----- Working data -----
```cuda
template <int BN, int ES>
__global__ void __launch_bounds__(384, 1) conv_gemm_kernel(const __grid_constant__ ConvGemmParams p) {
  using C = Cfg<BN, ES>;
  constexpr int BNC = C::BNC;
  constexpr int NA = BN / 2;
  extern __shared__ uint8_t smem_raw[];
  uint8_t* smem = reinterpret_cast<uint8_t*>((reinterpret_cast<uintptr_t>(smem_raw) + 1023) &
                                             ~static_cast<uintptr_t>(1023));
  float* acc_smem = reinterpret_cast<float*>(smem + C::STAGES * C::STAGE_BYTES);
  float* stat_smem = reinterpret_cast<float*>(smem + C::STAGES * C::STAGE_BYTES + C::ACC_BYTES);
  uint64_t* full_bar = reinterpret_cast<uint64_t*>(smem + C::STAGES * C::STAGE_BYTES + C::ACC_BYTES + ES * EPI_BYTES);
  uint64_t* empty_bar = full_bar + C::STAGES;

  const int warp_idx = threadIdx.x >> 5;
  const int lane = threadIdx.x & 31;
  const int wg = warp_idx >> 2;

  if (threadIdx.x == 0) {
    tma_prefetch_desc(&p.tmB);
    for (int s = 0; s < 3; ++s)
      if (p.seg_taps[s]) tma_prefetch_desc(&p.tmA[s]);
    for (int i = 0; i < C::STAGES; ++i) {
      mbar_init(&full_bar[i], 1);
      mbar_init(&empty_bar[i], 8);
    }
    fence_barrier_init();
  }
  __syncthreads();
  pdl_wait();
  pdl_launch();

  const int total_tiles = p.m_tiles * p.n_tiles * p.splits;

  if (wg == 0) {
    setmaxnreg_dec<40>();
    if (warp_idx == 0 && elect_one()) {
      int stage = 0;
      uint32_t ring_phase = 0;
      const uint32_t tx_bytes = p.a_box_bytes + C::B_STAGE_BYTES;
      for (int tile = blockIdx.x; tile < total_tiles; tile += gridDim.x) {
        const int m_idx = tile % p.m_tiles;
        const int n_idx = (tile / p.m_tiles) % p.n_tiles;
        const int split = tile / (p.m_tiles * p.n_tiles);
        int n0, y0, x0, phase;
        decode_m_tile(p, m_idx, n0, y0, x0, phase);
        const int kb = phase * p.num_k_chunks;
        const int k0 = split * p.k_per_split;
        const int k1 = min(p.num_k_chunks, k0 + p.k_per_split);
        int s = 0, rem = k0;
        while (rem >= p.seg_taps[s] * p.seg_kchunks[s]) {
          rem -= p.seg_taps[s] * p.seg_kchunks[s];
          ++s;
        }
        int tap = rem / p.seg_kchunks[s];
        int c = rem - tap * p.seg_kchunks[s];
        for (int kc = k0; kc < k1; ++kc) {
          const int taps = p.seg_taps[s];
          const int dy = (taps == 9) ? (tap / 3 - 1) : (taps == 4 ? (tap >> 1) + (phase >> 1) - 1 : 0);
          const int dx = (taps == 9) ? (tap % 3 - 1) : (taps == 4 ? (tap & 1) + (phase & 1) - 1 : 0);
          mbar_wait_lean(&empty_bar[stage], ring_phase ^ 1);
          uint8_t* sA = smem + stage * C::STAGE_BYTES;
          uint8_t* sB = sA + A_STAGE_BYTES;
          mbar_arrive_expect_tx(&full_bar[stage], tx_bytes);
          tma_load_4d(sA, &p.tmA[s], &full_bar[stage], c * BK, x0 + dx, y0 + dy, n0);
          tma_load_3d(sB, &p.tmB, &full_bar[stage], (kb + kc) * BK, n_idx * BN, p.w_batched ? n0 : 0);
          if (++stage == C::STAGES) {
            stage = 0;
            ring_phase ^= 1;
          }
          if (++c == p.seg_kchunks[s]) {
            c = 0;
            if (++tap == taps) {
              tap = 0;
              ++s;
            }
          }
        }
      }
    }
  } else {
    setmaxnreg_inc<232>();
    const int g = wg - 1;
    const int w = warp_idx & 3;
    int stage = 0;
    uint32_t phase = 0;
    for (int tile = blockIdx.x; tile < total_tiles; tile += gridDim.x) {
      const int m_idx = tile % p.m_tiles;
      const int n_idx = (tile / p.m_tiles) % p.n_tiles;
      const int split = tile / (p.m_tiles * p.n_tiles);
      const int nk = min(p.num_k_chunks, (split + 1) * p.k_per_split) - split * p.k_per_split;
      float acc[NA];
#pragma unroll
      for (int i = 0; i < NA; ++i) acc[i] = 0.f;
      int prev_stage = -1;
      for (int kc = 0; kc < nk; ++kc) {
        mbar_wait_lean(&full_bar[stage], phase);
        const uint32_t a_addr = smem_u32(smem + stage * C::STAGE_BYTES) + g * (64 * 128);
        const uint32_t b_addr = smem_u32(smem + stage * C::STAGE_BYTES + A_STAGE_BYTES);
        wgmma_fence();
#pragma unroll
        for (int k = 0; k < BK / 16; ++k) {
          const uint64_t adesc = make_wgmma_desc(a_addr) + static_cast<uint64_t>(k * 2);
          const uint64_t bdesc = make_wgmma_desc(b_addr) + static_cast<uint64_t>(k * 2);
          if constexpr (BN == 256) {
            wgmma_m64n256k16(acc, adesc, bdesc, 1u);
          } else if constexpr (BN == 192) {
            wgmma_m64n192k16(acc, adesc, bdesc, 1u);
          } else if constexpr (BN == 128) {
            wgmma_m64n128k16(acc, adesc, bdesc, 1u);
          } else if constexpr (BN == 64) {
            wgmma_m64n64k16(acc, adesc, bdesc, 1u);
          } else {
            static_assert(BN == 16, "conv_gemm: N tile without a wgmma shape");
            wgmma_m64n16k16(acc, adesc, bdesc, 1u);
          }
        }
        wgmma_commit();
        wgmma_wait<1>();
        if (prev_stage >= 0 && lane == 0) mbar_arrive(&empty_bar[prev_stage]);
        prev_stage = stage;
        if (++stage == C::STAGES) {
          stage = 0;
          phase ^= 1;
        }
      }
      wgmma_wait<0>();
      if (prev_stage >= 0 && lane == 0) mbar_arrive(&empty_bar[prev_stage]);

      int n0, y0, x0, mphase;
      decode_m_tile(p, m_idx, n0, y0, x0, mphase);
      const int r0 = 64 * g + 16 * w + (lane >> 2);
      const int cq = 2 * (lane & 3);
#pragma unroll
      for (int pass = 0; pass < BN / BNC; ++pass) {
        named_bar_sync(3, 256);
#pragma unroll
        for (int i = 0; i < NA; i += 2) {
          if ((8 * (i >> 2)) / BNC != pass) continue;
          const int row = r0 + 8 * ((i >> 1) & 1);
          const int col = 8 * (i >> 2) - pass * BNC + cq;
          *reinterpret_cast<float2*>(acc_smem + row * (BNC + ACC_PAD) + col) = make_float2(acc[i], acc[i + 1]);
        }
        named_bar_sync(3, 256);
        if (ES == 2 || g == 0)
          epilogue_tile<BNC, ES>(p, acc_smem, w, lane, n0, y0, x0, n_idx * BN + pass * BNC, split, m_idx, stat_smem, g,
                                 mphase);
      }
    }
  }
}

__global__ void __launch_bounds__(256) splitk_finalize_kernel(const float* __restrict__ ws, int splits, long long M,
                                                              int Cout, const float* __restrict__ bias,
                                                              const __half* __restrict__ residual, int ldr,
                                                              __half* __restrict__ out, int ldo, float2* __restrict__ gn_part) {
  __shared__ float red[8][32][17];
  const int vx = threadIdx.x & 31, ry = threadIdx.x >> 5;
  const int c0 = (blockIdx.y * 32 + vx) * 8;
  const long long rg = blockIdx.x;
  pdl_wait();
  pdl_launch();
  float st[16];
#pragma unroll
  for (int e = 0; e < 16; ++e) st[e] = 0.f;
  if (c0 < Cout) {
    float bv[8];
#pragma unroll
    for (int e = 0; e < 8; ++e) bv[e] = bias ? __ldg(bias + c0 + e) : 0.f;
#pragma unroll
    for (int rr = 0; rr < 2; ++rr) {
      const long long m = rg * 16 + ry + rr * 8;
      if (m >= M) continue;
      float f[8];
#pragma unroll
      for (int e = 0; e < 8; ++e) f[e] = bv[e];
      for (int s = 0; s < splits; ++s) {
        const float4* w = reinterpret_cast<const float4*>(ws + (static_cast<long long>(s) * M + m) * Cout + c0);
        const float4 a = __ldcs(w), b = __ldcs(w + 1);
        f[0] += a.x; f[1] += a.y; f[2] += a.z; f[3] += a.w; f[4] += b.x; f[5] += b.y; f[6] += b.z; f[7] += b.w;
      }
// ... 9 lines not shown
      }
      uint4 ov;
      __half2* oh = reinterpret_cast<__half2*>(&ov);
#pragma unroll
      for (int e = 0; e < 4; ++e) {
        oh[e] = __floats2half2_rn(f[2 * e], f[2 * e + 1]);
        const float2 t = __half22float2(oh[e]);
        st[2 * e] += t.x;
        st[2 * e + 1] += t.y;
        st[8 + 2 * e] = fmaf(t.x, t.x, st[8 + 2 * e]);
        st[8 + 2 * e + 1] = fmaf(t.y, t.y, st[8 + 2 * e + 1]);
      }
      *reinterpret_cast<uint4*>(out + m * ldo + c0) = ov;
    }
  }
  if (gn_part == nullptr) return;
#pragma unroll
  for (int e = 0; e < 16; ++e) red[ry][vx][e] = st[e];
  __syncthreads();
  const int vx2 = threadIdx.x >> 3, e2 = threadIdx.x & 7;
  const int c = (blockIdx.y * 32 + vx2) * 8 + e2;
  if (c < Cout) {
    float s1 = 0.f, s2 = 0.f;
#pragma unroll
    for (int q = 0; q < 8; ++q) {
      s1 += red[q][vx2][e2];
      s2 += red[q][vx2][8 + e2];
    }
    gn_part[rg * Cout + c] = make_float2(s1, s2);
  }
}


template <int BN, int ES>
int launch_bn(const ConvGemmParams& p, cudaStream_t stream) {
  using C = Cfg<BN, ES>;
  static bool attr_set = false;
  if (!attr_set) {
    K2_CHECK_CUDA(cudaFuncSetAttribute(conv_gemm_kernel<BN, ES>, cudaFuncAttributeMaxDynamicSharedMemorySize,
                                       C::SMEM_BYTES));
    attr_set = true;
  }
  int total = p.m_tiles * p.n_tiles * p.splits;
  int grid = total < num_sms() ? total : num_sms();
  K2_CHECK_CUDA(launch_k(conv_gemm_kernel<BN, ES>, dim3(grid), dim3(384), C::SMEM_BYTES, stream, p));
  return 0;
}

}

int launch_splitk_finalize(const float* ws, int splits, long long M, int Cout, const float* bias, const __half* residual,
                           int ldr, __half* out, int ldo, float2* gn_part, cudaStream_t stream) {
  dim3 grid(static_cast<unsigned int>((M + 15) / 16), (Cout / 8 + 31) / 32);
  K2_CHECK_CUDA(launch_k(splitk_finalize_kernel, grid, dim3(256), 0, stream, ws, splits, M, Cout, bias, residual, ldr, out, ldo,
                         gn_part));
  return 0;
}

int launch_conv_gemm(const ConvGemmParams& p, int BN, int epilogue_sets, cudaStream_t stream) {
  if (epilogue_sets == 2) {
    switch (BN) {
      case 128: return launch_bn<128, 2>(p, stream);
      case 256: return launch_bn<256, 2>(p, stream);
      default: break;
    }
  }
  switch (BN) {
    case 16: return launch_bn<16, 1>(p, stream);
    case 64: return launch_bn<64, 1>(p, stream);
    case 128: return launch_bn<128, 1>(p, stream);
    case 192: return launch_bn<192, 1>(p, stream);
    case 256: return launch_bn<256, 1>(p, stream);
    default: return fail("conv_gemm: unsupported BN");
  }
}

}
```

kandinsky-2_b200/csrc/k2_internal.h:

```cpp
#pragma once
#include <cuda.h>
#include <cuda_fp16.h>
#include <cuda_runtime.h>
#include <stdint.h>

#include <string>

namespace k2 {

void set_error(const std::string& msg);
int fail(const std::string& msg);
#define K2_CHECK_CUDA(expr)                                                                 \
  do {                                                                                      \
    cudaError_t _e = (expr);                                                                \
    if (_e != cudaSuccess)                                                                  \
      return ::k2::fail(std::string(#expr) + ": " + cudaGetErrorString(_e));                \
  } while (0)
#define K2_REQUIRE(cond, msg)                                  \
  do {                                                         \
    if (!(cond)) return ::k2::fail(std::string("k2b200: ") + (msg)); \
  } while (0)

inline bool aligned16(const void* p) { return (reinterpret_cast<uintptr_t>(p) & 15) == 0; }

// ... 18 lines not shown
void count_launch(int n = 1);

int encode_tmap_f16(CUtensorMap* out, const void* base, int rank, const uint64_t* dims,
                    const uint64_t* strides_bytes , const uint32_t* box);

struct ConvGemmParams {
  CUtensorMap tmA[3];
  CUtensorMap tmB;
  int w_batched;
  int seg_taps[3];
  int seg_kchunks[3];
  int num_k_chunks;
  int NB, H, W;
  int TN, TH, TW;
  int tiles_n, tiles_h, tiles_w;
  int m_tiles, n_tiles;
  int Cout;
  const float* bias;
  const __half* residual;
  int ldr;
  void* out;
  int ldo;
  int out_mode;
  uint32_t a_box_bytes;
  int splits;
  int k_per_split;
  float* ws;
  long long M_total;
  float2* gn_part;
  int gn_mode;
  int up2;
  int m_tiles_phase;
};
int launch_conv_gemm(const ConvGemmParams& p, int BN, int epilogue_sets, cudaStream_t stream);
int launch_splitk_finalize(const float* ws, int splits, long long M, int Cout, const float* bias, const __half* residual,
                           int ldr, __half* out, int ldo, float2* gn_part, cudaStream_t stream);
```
-----
Within the entries above, find every line where the string "Cout" occurs, and copy it.

Solved exercise ▸
                                                              int Cout, const float* __restrict__ bias,
  if (c0 < Cout) {
        const float4* w = reinterpret_cast<const float4*>(ws + (static_cast<long long>(s) * M + m) * Cout + c0);
  if (c < Cout) {
    gn_part[rg * Cout + c] = make_float2(s1, s2);
int launch_splitk_finalize(const float* ws, int splits, long long M, int Cout, const float* bias, const __half* residual,
  dim3 grid(static_cast<unsigned int>((M + 15) / 16), (Cout / 8 + 31) / 32);
  K2_CHECK_CUDA(launch_k(splitk_finalize_kernel, grid, dim3(256), 0, stream, ws, splits, M, Cout, bias, residual, ldr, out, ldo,
  int Cout;
int launch_splitk_finalize(const float* ws, int splits, long long M, int Cout, const float* bias, const __half* residual,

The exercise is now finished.